Your vision – especially the economic part – assumes that given their head people will mostly be cooperative and supportive, that they really will choose to comfort the afflicted even if it means some greater degree of discomfort for themselves, that somehow greed will be balanced (or perhaps prevented) by openness and generosity (or rebellion?), or maybe that we’ll live in an agrarian society where everyone will just agree that nobody owns anything – or that everyone has an equal share or right or something.

That’s probably not being fair to you, but for those of us who share a basically Hobbesian view of the state of nature and human nature, the restraint government can provide on social misconduct through economic greed and manipulation and raw power – and the protections only it can provide and that nobody else is sufficiently willing or able to provide – are not marginal things.

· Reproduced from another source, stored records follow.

int nsof_accum_create(nsof_ctx* ctx, int height, int width, int scheme, int polarity_split,
                      float active_v, float silent_v, nsof_accum** out);
typedef struct nsof_accum_params {
    double alphaoff, alphaon, voff, von, koff, kon, son, soff, bon, boff, Ron, Roff, wini;
    double dt;
    int64_t refractory_us;
} nsof_accum_params;
void nsof_accum_default_params(nsof_accum_params* out);
int nsof_accum_create_p(nsof_ctx* ctx, int height, int width, int scheme, int polarity_split, float active_v, float silent_v,
                        const nsof_accum_params* params, nsof_accum** out);
int nsof_accum_get_params(const nsof_accum* acc, nsof_accum_params* out);
enum {
    NSOF_ACCUM_KEY_ALPHAOFF = 0, NSOF_ACCUM_KEY_ALPHAON, NSOF_ACCUM_KEY_VOFF, NSOF_ACCUM_KEY_VON, NSOF_ACCUM_KEY_KOFF,
    NSOF_ACCUM_KEY_KON, NSOF_ACCUM_KEY_SON, NSOF_ACCUM_KEY_SOFF, NSOF_ACCUM_KEY_BON, NSOF_ACCUM_KEY_BOFF, NSOF_ACCUM_KEY_RON,
    NSOF_ACCUM_KEY_ROFF, NSOF_ACCUM_KEY_WINI, NSOF_ACCUM_KEY_COUNT
};
int nsof_accum_set_param_maps(nsof_accum* acc, int n_maps, const int* keys, const float* const* maps);
int nsof_accum_read_param_map(nsof_accum* acc, int key, float* out);
int nsof_accum_param_map_mask(const nsof_accum* acc, unsigned* mask);
void nsof_accum_destroy(nsof_accum* acc);
int nsof_accum_set_dense(nsof_accum* acc, int force_dense);
int nsof_accum_set_event_threshold(nsof_accum* acc, int theta);
int nsof_accum_get_event_threshold(const nsof_accum* acc, int* theta);
int nsof_accum_reset(nsof_accum* acc);
int nsof_accum_step_events(nsof_accum* acc, const int16_t* x, const int16_t* y, const int8_t* p,
                           const int64_t* t, const int64_t* slice_bounds, int64_t n_slices,
                           int64_t snap_every);
int nsof_accum_set_events(nsof_accum* acc, const int16_t* x, const int16_t* y, const int8_t* p,
                          const int64_t* t, const int64_t* slice_bounds, int64_t n_slices);
int nsof_accum_run(nsof_accum* acc, int64_t first_slice, int64_t n_slices, int64_t snap_every);
int nsof_accum_set_slice_times(nsof_accum* acc, const int64_t* t_first, const int64_t* t_last, int64_t n_slices);
enum { NSOF_SURFACE_CURRENT = 0, NSOF_SURFACE_STATE = 1 };
int nsof_accum_surface_u8_dev(nsof_accum* acc, int which, int mode, uint8_t* d_out, ptrdiff_t row_stride);
int nsof_accum_surface_f32_dev(nsof_accum* acc, int which, int mode, float* d_out, ptrdiff_t row_stride_bytes);
int nsof_accum_run_surface(nsof_accum* a, int64_t first_slice, int64_t n_slices, int which, int mode, uint8_t* d_out,
                           ptrdiff_t row_stride);
int nsof_accum_run_frames(nsof_accum* acc, int64_t first_slice, int64_t n_frames, int64_t every, int which, int mode,
                          uint8_t* d_frames, ptrdiff_t row_stride, ptrdiff_t frame_stride);
int nsof_accum_set_frames_path(nsof_accum* acc, int path);
int nsof_accum_read_state(nsof_accum* acc, int which, float* w_out, int64_t* next_ok_out, int64_t* slice_counter);
int nsof_accum_write_state(nsof_accum* acc, int which, const float* w_in, const int64_t* next_ok_in,
                           int64_t slice_counter);
int nsof_accum_update_state_dev(nsof_ctx* ctx, const float* d_w, const float* d_V, float* d_out, size_t n);
int nsof_accum_update_state_p_dev(nsof_ctx* ctx, const nsof_accum_params* params, const float* d_w, const float* d_V,
                                  float* d_out, size_t n);
int nsof_accum_bincount_2d(nsof_ctx* ctx, const int16_t* x, const int16_t* y, size_t n, int height, int width,
                           int32_t* counts_out);
int nsof_accum_resistance_dev(nsof_ctx* ctx, const float* d_w, float* d_out, size_t n);
int nsof_accum_resistance_p_dev(nsof_ctx* ctx, const nsof_accum_params* params, const float* d_w, float* d_out, size_t n);
int nsof_accum_read_w(nsof_accum* acc, int which, float* w_out);
int nsof_accum_read_resistance(nsof_accum* acc, int which, float* r_out);
int64_t nsof_accum_snapshot_count(const nsof_accum* acc);
int nsof_accum_read_snapshots(nsof_accum* acc, int which, float* out, int64_t max_count);
int nsof_accum_block_current(nsof_accum* acc, int which, int64_t snapshot, int memsize, double v_ds, double* out);
int nsof_accum_block_current_dev(nsof_accum* acc, int which, int64_t snapshot, int memsize, double v_ds, double* d_out);
int nsof_accum_frames_f64(nsof_ctx* ctx, const double* imgs, int n_frames, int height, int width, double dt,
                          int n_sub_steps, double th1, double th2, double* w_out, double* res_out);
int nsof_accum_frames_f64_p(nsof_ctx* ctx, const double* imgs, int n_frames, int height, int width, double dt,
                            int n_sub_steps, double th1, double th2, const nsof_accum_params* params, double* w_out,
                            double* res_out);
int nsof_accum_frames_f64_dev(nsof_ctx* ctx, const double* d_imgs, int n_frames, int height, int width, double dt,
                              int n_sub_steps, double th1, double th2, double v_ds, double* d_w, double* d_res,
                              double* d_current);
int nsof_accum_frames_f64_p_dev(nsof_ctx* ctx, const double* d_imgs, int n_frames, int height, int width, double dt,
                                int n_sub_steps, double th1, double th2, double v_ds, const nsof_accum_params* params,
                                double* d_w, double* d_res, double* d_current);
int nsof_accum_frames_f64_maps_dev(nsof_ctx* ctx, const double* d_imgs, int n_frames, int height, int width, double dt,
                                   int n_sub_steps, double th1, double th2, double v_ds, const nsof_accum_params* params,
                                   int n_trials, int n_maps, const int* keys, const double* const* planes,
                                   const int* plane_trials, double* d_w, double* d_res, double* d_current);
int nsof_accum_frames_f64_maps(nsof_ctx* ctx, const double* imgs, int n_frames, int height, int width, double dt,
                               int n_sub_steps, double th1, double th2, const nsof_accum_params* params, int n_trials,
                               int n_maps, const int* keys, const double* const* planes, const int* plane_trials,
                               double* w_out, double* res_out);
int nsof_accum_trials_dev(nsof_ctx* ctx, int height, int width, int scheme, int polarity_split, float active_v, float silent_v,
                          const nsof_accum_params* params, int theta, const int16_t* x, const int16_t* y, const int8_t* p,
                          const int64_t* t, const int64_t* slice_bounds, int64_t n_slices, int64_t snap_every, int memsize,
                          double v_ds, int n_trials, int n_maps, const int* keys, const float* const* planes,
                          const int* plane_trials, float* d_w, float* d_resistance, double* d_block_current);
int nsof_frames_compress_u8_dev(nsof_ctx* ctx, int n_frames, const uint8_t* d_frames, ptrdiff_t row_stride,
                                ptrdiff_t frame_stride, int width, int height, int out_w, int out_h, const double* wts_y,
                                const int32_t* ind_y, int taps_y, const double* wts_x, const int32_t* ind_x, int taps_x,
                                double* d_out);
int nsof_lanczos3_contributions(int in_len, int out_len, double* wts, int32_t* ind, int cap_taps, int* taps);
int64_t nsof_accum_slice_bounds(const int64_t* t, int64_t n, int64_t slice_us, int64_t* idx, int64_t cap);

Here’s a question: Did autocracy and dictatorship develop because of governments or because some folks managed to amass power and harness it to their own advantage? In the Greece of supposedly pure democracy, Socrates was sentenced to die for complaining that the system was inherently corrupt. I’m no expert on cultural history or anthropology, but I do know that the myth of the Golden Age is a myth.

You assume without evidence that the world would be better if government got out of the way. I’ve never seen any evidence of a better world, and every instance of which I’m aware that functions (perhaps that should be functioned) even moderately decently is Hobbesian (“solitary, poor, nasty, brutish, and short”) even if socially somewhat fair. I don’t see much way around that.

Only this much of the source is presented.